Ouvimos constantemente que há uma crise no Brasil referente à proficiência leitora, haja vista os dados revelados por pesquisas, como Retratos da Leitura no Brasil. Para conferir os resultados da 5ª edição, sugiro fazer a consulta na internet, pois quero me deter à escola que, por excelência, lhe cabe o papel principal de agente letrador. Todavia, se investigarmos como o acesso aos livros é ofertado, sobretudo nas instituições públicas brasileiras, ver-se-á que a maioria não dispõe sequer de uma pequena biblioteca.
Na escola estadual em que atuo, questionei recentemente acerca da ausência desse espaço destinado à leitura, ao que recebi como resposta: “não existe, professor, desde 2009, quando precisamos desativá-la, porque os docentes e os alunos não a utilizavam e necessitávamos do lugar para servir como sala de aula”. Além disso, foi mencionado que a biblioteca era utilizada como local cuja finalidade era manter os alunos de castigo.
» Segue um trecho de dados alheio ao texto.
__device__ __forceinline__ uint4 epi_combine_bf16(uint4 acc, uint4 old, float beta) {
  uint4 o;
  o.x = pack_bf16(bf16_lo(acc.x) + beta * bf16_lo(old.x), bf16_hi(acc.x) + beta * bf16_hi(old.x));
  o.y = pack_bf16(bf16_lo(acc.y) + beta * bf16_lo(old.y), bf16_hi(acc.y) + beta * bf16_hi(old.y));
  o.z = pack_bf16(bf16_lo(acc.z) + beta * bf16_lo(old.z), bf16_hi(acc.z) + beta * bf16_hi(old.z));
  o.w = pack_bf16(bf16_lo(acc.w) + beta * bf16_lo(old.w), bf16_hi(acc.w) + beta * bf16_hi(old.w));
  return o;
}
__device__ __forceinline__ uint4 epi_combine_f32(uint4 acc, uint4 old, float beta) {
  uint4 o;
  o.x = __float_as_uint(__uint_as_float(acc.x) + beta * __uint_as_float(old.x));
  o.y = __float_as_uint(__uint_as_float(acc.y) + beta * __uint_as_float(old.y));
  o.z = __float_as_uint(__uint_as_float(acc.z) + beta * __uint_as_float(old.z));
  o.w = __float_as_uint(__uint_as_float(acc.w) + beta * __uint_as_float(old.w));
  return o;
}
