__device__ __forceinline__ uint32_t dpp_incl_scan(uint32_t v) {
  v += __builtin_amdgcn_update_dpp(0u, v, 0x111, 0xf, 0xf, false);
  v += __builtin_amdgcn_update_dpp(0u, v, 0x112, 0xf, 0xf, false);
  v += __builtin_amdgcn_update_dpp(0u, v, 0x114, 0xf, 0xf, false);
  v += __builtin_amdgcn_update_dpp(0u, v, 0x118, 0xf, 0xf, false);
  v += __builtin_amdgcn_update_dpp(0u, v, 0x142, 0xa, 0xf, false);
  v += __builtin_amdgcn_update_dpp(0u, v, 0x143, 0xc, 0xf, false);
  return v;
}
__device__ __forceinline__ uint32_t last_lane(uint32_t v) { return __builtin_amdgcn_readlane(v, kWave - 1); }

#ifndef PBL_POOL_NT
#define PBL_POOL_NT 1
#endif
template <class T>
__device__ __forceinline__ void st_out(gptr<T> p, T v) {
#if PBL_POOL_NT
  __builtin_nontemporal_store(v, p);
#else
  *p = v;
#endif
}

#ifndef PBL_POOL_SBASE
#define PBL_POOL_SBASE 0
#endif
#ifndef PBL_POOL_VFAST
#define PBL_POOL_VFAST 1
#endif
constexpr bool kSBase = PBL_POOL_SBASE != 0;
constexpr bool kVFast = PBL_POOL_VFAST != 0;
// ... 767 lines not shown
      }
    }
  }
}

template <bool kHide>
__device__ __forceinline__ uint32_t acquire(PoolLds<kHide>& L) {
  uint32_t s = 0;
  if (lane_id() == 0) {
    for (;;) {
      const uint32_t m = __hip_atomic_load(&L.free_mask, __ATOMIC_RELAXED, __HIP_MEMORY_SCOPE_WORKGROUP);
      if (m) {
        const uint32_t c = uint32_t(__builtin_ctz(m));
        const uint32_t old =
            __hip_atomic_fetch_and(&L.free_mask, ~(1u << c), __ATOMIC_ACQUIRE, __HIP_MEMORY_SCOPE_WORKGROUP);
        if (old & (1u << c)) {
          s = c;
          break;
        }
      } else {
        __builtin_amdgcn_s_sleep(PBL_POOL_SLEEP);
      }
    }
  }
  if (PBL_POOL_PRIO) __builtin_amdgcn_s_setprio(PBL_POOL_PRIO);
  return __builtin_amdgcn_readfirstlane(__shfl(s, 0, kWave));
}

template <bool kHide>
__device__ __forceinline__ int32_t try_acquire(PoolLds<kHide>& L) {
  int32_t s = -1;
  if (lane_id() == 0) {
    const uint32_t m = __hip_atomic_load(&L.free_mask, __ATOMIC_RELAXED, __HIP_MEMORY_SCOPE_WORKGROUP);
    if (m) {
      const uint32_t c = uint32_t(__builtin_ctz(m));
      const uint32_t old =
          __hip_atomic_fetch_and(&L.free_mask, ~(1u << c), __ATOMIC_ACQUIRE, __HIP_MEMORY_SCOPE_WORKGROUP);
      if (old & (1u << c)) s = int32_t(c);
    }
  }
  return __builtin_amdgcn_readfirstlane(__shfl(s, 0, kWave));
}

template <bool kHide>
__device__ __forceinline__ void release(PoolLds<kHide>& L, uint32_t s, bool drop_prio = true) {
  asm volatile("s_waitcnt lgkmcnt(0)" ::: "memory");
  wave_sync();
  if (lane_id() == 0) __hip_atomic_fetch_or(&L.free_mask, 1u << s, __ATOMIC_RELEASE, __HIP_MEMORY_SCOPE_WORKGROUP);
  if (PBL_POOL_PRIO && drop_prio) __builtin_amdgcn_s_setprio(0);
}

__device__ __forceinline__ void stage_dma(Stage& S, const uint8_t* blocks, uint64_t boff, uint32_t blen) {
  const int l = lane_id();
  const uint64_t a0 = boff & ~uint64_t(15), a1 = (boff + blen + 15) & ~uint64_t(15);
  const uint32_t n16 = uint32_t((a1 - a0) >> 4);
  const gptr<const uint8_t> base = to_glb(blocks + a0);
  for (uint32_t g0 = 0; g0 < n16; g0 += kWave) {
    if (g0 + l < n16)
      __builtin_amdgcn_global_load_lds((gptr<const void>)(base + 16ull * (g0 + l)),
                                       (lptr<void>)to_lds_ptr(reinterpret_cast<void*>(&S.x[1 + g0])), 16, 0, 0);
  }
}

__device__ __noinline__ void block_slow(Stage& S, uint8_t* keybuf, uint32_t keycap, const Args A, uint32_t b,
                                        uint64_t boff, uint32_t blen) {
  const int l = lane_id();
  const uint32_t nb = A.in.n_blocks, flags = A.in.flags;
  const pbl_decode_out& O = A.out;
  uint64_t* lb_state = reinterpret_cast<uint64_t*>(reinterpret_cast<uint8_t*>(O.workspace) + kWsHeader);
  SlowState ss;
  uint64_t dummy[kNumComp] = {0, 0, 0, 0}, excl[kNumComp];
  const uint8_t* src = reinterpret_cast<const uint8_t*>(S.x) + kPad + (boff & 15);
  bool from_lds = true;
  slow_walk(src, true, blen, flags, A.in.synthetic_seq_num, keybuf, keycap, kPassCount, O, b, dummy, &ss);
  if (ss.status == PBL_UNSUPPORTED) {
    from_lds = false;
    src = A.in.blocks + boff;
    keybuf = reinterpret_cast<uint8_t*>(S.x);
    keycap = uint32_t(kLdsBlkBytes);
    slow_walk(src, false, blen, flags, A.in.synthetic_seq_num, keybuf, keycap, kPassCount, O, b, dummy, &ss);
  }
  const bool okk = ss.status == PBL_OK;
  const uint64_t agg[kNumComp] = {okk ? ss.nkv : 0, okk ? ss.kb : 0, okk ? ss.vb : 0, okk ? ss.nr : 0};
  lookback<kLbL2>(lb_state, nb, b, agg, excl, &O.totals->status_mask);
  uint32_t st2 = ss.status;
  if (okk && overflows(O, excl, agg)) st2 = PBL_OVERFLOW;
  if (st2 == PBL_OK) slow_walk(src, from_lds, blen, flags, A.in.synthetic_seq_num, keybuf, keycap, kPassAll, O, b, excl, &ss);
  else if (l == 0 && O.key_off && excl[0] + b < O.kv_cap + nb) {
    to_glb(O.key_off)[excl[0] + b] = 0;
    to_glb(O.val_off)[excl[0] + b] = 0;
  }
  if (l == 0) write_block_meta(O, b, nb, st2, excl, agg, true);
}

__device__ __noinline__ void block_big(const Args A, uint32_t b, uint64_t boff, uint32_t blen, uint8_t* keybuf,
                                       uint32_t keycap) {
  const int l = lane_id();
  const uint32_t nb = A.in.n_blocks;
  const pbl_decode_out& O = A.out;
  uint64_t* lb_state = reinterpret_cast<uint64_t*>(reinterpret_cast<uint8_t*>(O.workspace) + kWsHeader);
  const uint32_t st0 = to_glb(O.blk_status)[b];
  const bool okk = st0 == PBL_OK;
  const uint64_t agg[kNumComp] = {okk ? to_glb(O.blk_kv_base)[b] : 0, okk ? to_glb(O.blk_key_base)[b] : 0,
                                  okk ? to_glb(O.blk_val_base)[b] : 0,
                                  okk ? uint64_t(GlbBlk{to_glb(A.in.blocks + boff), blen}.le32(blen - 4)) : 0};
  uint64_t excl[kNumComp];
  lb_resolve<kLbWin, kLbL2>(lb_state, nb, b, agg, excl, &O.totals->status_mask);
  uint32_t st2 = st0;
  if (okk && overflows(O, excl, agg)) st2 = PBL_OVERFLOW;
  if (l == 0) {
    if (st2 != PBL_OK && O.key_off && excl[0] + b < O.kv_cap + nb) {
      to_glb(O.key_off)[excl[0] + b] = 0;
      to_glb(O.val_off)[excl[0] + b] = 0;
    }
    write_block_meta(O, b, nb, st2, excl, agg, true);
  }
  if (st2 == PBL_OK) {
    SlowState ss;
    slow_walk_t<GlbBlk, PBL_BIG_U>(GlbBlk{to_glb(A.in.blocks + boff), blen}, blen, A.in.flags,
                                    A.in.synthetic_seq_num, to_lds_ptr(keybuf), keycap, kPassAll, O, b, excl, &ss);
    if (ss.status == PBL_UNSUPPORTED && l == 0) {
      uint32_t* hdr = reinterpret_cast<uint32_t*>(O.workspace);
      uint32_t* pend = reinterpret_cast<uint32_t*>(reinterpret_cast<uint8_t*>(O.workspace) + ws_pend_offset(nb));
      to_glb(pend)[g_atomic_add(hdr + rowc::kWsBigPend, 1u)] = b;
    } else if (ss.status != PBL_OK && l == 0) {
      to_glb(O.blk_status)[b] = ss.status;
      g_atomic_or(&O.totals->status_mask, 1u << ss.status);
      g_atomic_add(&O.totals->n_bad_blocks, 1u);
    }
  }
}

struct Pend {
  uint64_t boff;
  uint32_t b, status, nkv, tkb, tvb, nres, roff, blen;
  bool live;
};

Destaco que já se passaram 15 anos desde quando a biblioteca dessa escola foi extinta. O que mais me entristece é saber que essa realidade não é rara. Estou discorrendo acerca de uma instituição central, numa capital, em um bairro que não considero como periferia. É de se pensar como estão as outras regiões de ensino espalhadas pelo Brasil. “As bibliotecas, antes de serem estas infinitas estantes, com vozes presas dentro dos livros, foram vivas e humanas, rumorosas, com gestos, canções, danças entremeadas às narrativas”, diz Cecília Meireles. No entanto, segundo Censo Escolar realizado pelo portal Qedu, em 2014, 53% das mais de 120 mil escolas públicas do país não têm biblioteca ou sala de leitura. Infelizmente, não creio que essa situação tenha melhorado.
Incomodado com essa realidade, tomei a iniciativa de formar um “carrossel” de livros a partir da experiência apresentada no livro “De alunos a leitores”, de Celso Ferrarezi Jr e Robson S. de Carvalho (Parábola, 2017). Para isso, selecionei obras literárias que estavam espalhadas pela escola, somadas às do meu acervo pessoal e outras doadas pelos alunos para que cada participante do projeto pudesse fazer a leitura (voluntária) dos livros. A cada semana, os envolvidos levam um livro diferente para casa, trocando-o na próxima. Para quê? Para simplesmente ler, pois diversos benefícios se somam a essa atividade. Com essa iniciativa, descobrimos que a maioria não era leitora por falta de acesso e de incentivo. Vi vários alunos ansiando pela leitura, alguns até começando a fazê-la de imediato; outros que leram até 400 páginas em sete dias.
O que se perde com ausência de uma biblioteca? A imprescindível exposição aos livros, obras e autores da literatura que precisam ser apresentados aos alunos, descobertos por eles, por constituírem uma forma inalienável de promover cidadania, humanização, (re)conhecimento de si e do próximo. É pouco provável que um estudante se desloque de sua residência ou tome a iniciativa de buscar obras literárias se não houver espaço e tempo disponíveis onde ele estuda. Também é necessário que toda a comunidade escolar, não apenas o professor de Língua Portuguesa, insista no valor da leitura para que o discente possa efetivamente se emancipar.
Poucas coisas são tão lamentáveis a um educador quanto se deparar com uma sociedade que está se limitando, quero dizer, sendo atrofiada pelo descaso de um país que tem todas as condições financeiras de prover educação de qualidade, mas que entrega migalhas e, muitas vezes, tem dados estatísticos maquiados, fazendo que quem está fora do sistema educacional acredite que ele vai “muito bem, obrigado”. São três letras mágicas que têm o poder de salvar vidas: ler.
Não há como transcender os horizontes de uma nação se os indivíduos não tiverem a capacidade de leitura ampliada, para além da mera decodificação de grafemas. Como afirmou o poeta Bartolomeu Campos de Queiroz: “O fundamental é convocar o homem para tomar a palavra. Ter a palavra é, antes de tudo, munir-se para fazer-se menos indecifrável. Ler é cuidar-se, rompendo com as grades do isolamento [...]”. Essas grades precisam ser quebradas, ou melhor, não devem sequer ser construídas.
Sonho com um Brasil repleto de bibliotecas públicas, com livre acesso, cujos espaços não sejam de silêncio, mas de promoção de conhecimento e, por conseguinte, de mobilidade social.